■ Exercise directions ■
The data below must be repeated exactly. Leave nothing out.

____ Available data

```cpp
JJS_HD ext_pt ext_identity() {
    ext_pt p;
    p.x = fe_n_zero(); p.y = fe_n_one(); p.z = fe_n_one(); p.t = fe_n_zero();
    return p;
}
JJS_HD ext_pt ext_from_affine(const fe_n& u, const fe_n& v) {
    ext_pt p;
    p.x = u; p.y = v; p.z = fe_n_one(); p.t = fq_mul(u, v);
    return p;
}
JJS_HD niels_pt niels_identity() {
    niels_pt n;
    n.ypx = fq_as<1, 5>(fq_one()); n.ymx = n.ypx; n.z = n.ypx; n.t2d = fq_as<1, 5>(fq_zero());
    return n;
}
JJS_HD niels_pt to_niels(const ext_pt& p) {
    niels_pt n;
    n.ypx = fq_as<1, 5>(fq_norm(fq_add(p.y, p.x)));
    n.ymx = fq_norm(fq_sub(p.y, p.x));
    n.z = fq_as<1, 5>(p.z);
    n.t2d = fq_as<1, 5>(fq_mul(p.t, fe_from_const<1, 1>(JJS_D2)));
    return n;
}
JJS_HD niels_pt niels_select(bool c, const niels_pt& a, const niels_pt& b) {
    niels_pt r;
    r.ypx = fq_select(c, a.ypx, b.ypx); r.ymx = fq_select(c, a.ymx, b.ymx);
    r.z = fq_select(c, a.z, b.z); r.t2d = fq_select(c, a.t2d, b.t2d);
    return r;
}

JJS_HD ext_pt ext_double(const ext_pt& p, bool need_t) {
    auto e = fq_dbl(fq_mul_hot(p.x, p.y));
    fe_n xx = fq_sqr_hot(p.x);
    fe_n yy = fq_sqr_hot(p.y);
    auto c2 = fq_dbl(fq_sqr_hot(p.z));
    auto g = fq_norm(fq_add(yy, xx));
    auto h = fq_sub(yy, xx);
    auto f = fq_norm(fq_sub(fq_add(c2, xx), yy));
    ext_pt r;
    r.x = fq_mul_hot(e, f);
    r.z = fq_mul_hot(f, h);
    r.y = fq_mul_hot(h, g);
    if (need_t) r.t = fq_mul_hot(g, e); else r.t = fe_n_zero();
    return r;
}

JJS_HD ext_pt ext_add_niels(const ext_pt& p, const niels_pt& n, bool neg, bool need_t) {
    fe_t n_ymx = fq_select(neg, n.ypx, n.ymx);
    fe_t n_ypx = fq_select(neg, n.ymx, n.ypx);
    auto n_t2d = fq_select(neg, fq_neg(n.t2d), fq_as<2, 6>(n.t2d));
    fe_n a = fq_mul_hot(fq_sub(p.y, p.x), n_ymx);
    fe_n b = fq_mul_hot(fq_add(p.y, p.x), n_ypx);
    fe_n c = fq_mul_hot(p.t, n_t2d);
    auto d = fq_dbl(fq_mul_hot(p.z, n.z));
    auto e = fq_sub(b, a);
    auto f = fq_norm(fq_sub(d, c));
    auto g = fq_add(d, c);
    auto h = fq_norm(fq_add(b, a));
    ext_pt r;
    r.x = fq_mul_hot(e, f);
    r.z = fq_mul_hot(f, g);
    r.y = fq_mul_hot(g, h);
    if (need_t) r.t = fq_mul_hot(h, e); else r.t = fe_n_zero();
    return r;
}
JJS_HD ext_pt ext_add_affine_niels(const ext_pt& p, const fe_t& n_ypx, const fe_t& n_ymx, const fe_t& n_t2d,
                                   bool need_t) {
    fe_n a = fq_mul_hot(fq_sub(p.y, p.x), n_ymx);
    fe_n b = fq_mul_hot(fq_add(p.y, p.x), n_ypx);
    fe_n c = fq_mul_hot(p.t, n_t2d);
    auto d = fq_dbl(p.z);
    auto e = fq_sub(b, a);
    auto f = fq_norm(fq_sub(d, c));
    auto g = fq_add(d, c);
    auto h = fq_norm(fq_add(b, a));
    ext_pt r;
    r.x = fq_mul_hot(e, f);
    r.z = fq_mul_hot(f, g);
    r.y = fq_mul_hot(g, h);
    if (need_t) r.t = fq_mul_hot(h, e); else r.t = fe_n_zero();
    return r;
}

JJS_HD bool ext_is_identity(const ext_pt& p) { return fq_is_zero(p.x) && fq_eq(p.y, p.z); }

JJS_HD bool affine_on_curve(const fe_n& u, const fe_n& v) {
    fe_n u2 = fq_sqr(u), v2 = fq_sqr(v);
    auto lhs = fq_sub(v2, u2);
    auto rhs = fq_norm(fq_add(fq_mul(fq_mul(u2, v2), fe_from_const<1, 1>(JJS_D)), fq_one()));
    return fq_eq(lhs, rhs);
}
JJS_HD bool affine_is_identity(const fe_n& u, const fe_n& v) { return fq_is_zero(u) && fq_eq(v, fq_one()); }

JJS_HD bool ext_eq_affine(const ext_pt& p, const fe_n& u, const fe_n& v) {
    return fq_eq(p.x, fq_mul(u, p.z)) && fq_eq(p.y, fq_mul(v, p.z));
}

}
```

________

■ The answer ■
```cpp
JJS_HD ext_pt ext_identity() {
    ext_pt p;
    p.x = fe_n_zero(); p.y = fe_n_one(); p.z = fe_n_one(); p.t = fe_n_zero();
    return p;
}
JJS_HD ext_pt ext_from_affine(const fe_n& u, const fe_n& v) {
    ext_pt p;
    p.x = u; p.y = v; p.z = fe_n_one(); p.t = fq_mul(u, v);
    return p;
}
JJS_HD niels_pt niels_identity() {
    niels_pt n;
    n.ypx = fq_as<1, 5>(fq_one()); n.ymx = n.ypx; n.z = n.ypx; n.t2d = fq_as<1, 5>(fq_zero());
    return n;
}
JJS_HD niels_pt to_niels(const ext_pt& p) {
    niels_pt n;
    n.ypx = fq_as<1, 5>(fq_norm(fq_add(p.y, p.x)));
    n.ymx = fq_norm(fq_sub(p.y, p.x));
    n.z = fq_as<1, 5>(p.z);
    n.t2d = fq_as<1, 5>(fq_mul(p.t, fe_from_const<1, 1>(JJS_D2)));
    return n;
}
JJS_HD niels_pt niels_select(bool c, const niels_pt& a, const niels_pt& b) {
    niels_pt r;
    r.ypx = fq_select(c, a.ypx, b.ypx); r.ymx = fq_select(c, a.ymx, b.ymx);
    r.z = fq_select(c, a.z, b.z); r.t2d = fq_select(c, a.t2d, b.t2d);
    return r;
}

JJS_HD ext_pt ext_double(const ext_pt& p, bool need_t) {
    auto e = fq_dbl(fq_mul_hot(p.x, p.y));
    fe_n xx = fq_sqr_hot(p.x);
    fe_n yy = fq_sqr_hot(p.y);
    auto c2 = fq_dbl(fq_sqr_hot(p.z));
    auto g = fq_norm(fq_add(yy, xx));
    auto h = fq_sub(yy, xx);
    auto f = fq_norm(fq_sub(fq_add(c2, xx), yy));
    ext_pt r;
    r.x = fq_mul_hot(e, f);
    r.z = fq_mul_hot(f, h);
    r.y = fq_mul_hot(h, g);
    if (need_t) r.t = fq_mul_hot(g, e); else r.t = fe_n_zero();
    return r;
}

JJS_HD ext_pt ext_add_niels(const ext_pt& p, const niels_pt& n, bool neg, bool need_t) {
    fe_t n_ymx = fq_select(neg, n.ypx, n.ymx);
    fe_t n_ypx = fq_select(neg, n.ymx, n.ypx);
    auto n_t2d = fq_select(neg, fq_neg(n.t2d), fq_as<2, 6>(n.t2d));
    fe_n a = fq_mul_hot(fq_sub(p.y, p.x), n_ymx);
    fe_n b = fq_mul_hot(fq_add(p.y, p.x), n_ypx);
    fe_n c = fq_mul_hot(p.t, n_t2d);
    auto d = fq_dbl(fq_mul_hot(p.z, n.z));
    auto e = fq_sub(b, a);
    auto f = fq_norm(fq_sub(d, c));
    auto g = fq_add(d, c);
    auto h = fq_norm(fq_add(b, a));
    ext_pt r;
    r.x = fq_mul_hot(e, f);
    r.z = fq_mul_hot(f, g);
    r.y = fq_mul_hot(g, h);
    if (need_t) r.t = fq_mul_hot(h, e); else r.t = fe_n_zero();
    return r;
}
JJS_HD ext_pt ext_add_affine_niels(const ext_pt& p, const fe_t& n_ypx, const fe_t& n_ymx, const fe_t& n_t2d,
                                   bool need_t) {
    fe_n a = fq_mul_hot(fq_sub(p.y, p.x), n_ymx);
    fe_n b = fq_mul_hot(fq_add(p.y, p.x), n_ypx);
    fe_n c = fq_mul_hot(p.t, n_t2d);
    auto d = fq_dbl(p.z);
    auto e = fq_sub(b, a);
    auto f = fq_norm(fq_sub(d, c));
    auto g = fq_add(d, c);
    auto h = fq_norm(fq_add(b, a));
    ext_pt r;
    r.x = fq_mul_hot(e, f);
    r.z = fq_mul_hot(f, g);
    r.y = fq_mul_hot(g, h);
    if (need_t) r.t = fq_mul_hot(h, e); else r.t = fe_n_zero();
    return r;
}

JJS_HD bool ext_is_identity(const ext_pt& p) { return fq_is_zero(p.x) && fq_eq(p.y, p.z); }

JJS_HD bool affine_on_curve(const fe_n& u, const fe_n& v) {
    fe_n u2 = fq_sqr(u), v2 = fq_sqr(v);
    auto lhs = fq_sub(v2, u2);
    auto rhs = fq_norm(fq_add(fq_mul(fq_mul(u2, v2), fe_from_const<1, 1>(JJS_D)), fq_one()));
    return fq_eq(lhs, rhs);
}
JJS_HD bool affine_is_identity(const fe_n& u, const fe_n& v) { return fq_is_zero(u) && fq_eq(v, fq_one()); }

JJS_HD bool ext_eq_affine(const ext_pt& p, const fe_n& u, const fe_n& v) {
    return fq_eq(p.x, fq_mul(u, p.z)) && fq_eq(p.y, fq_mul(v, p.z));
}

}
```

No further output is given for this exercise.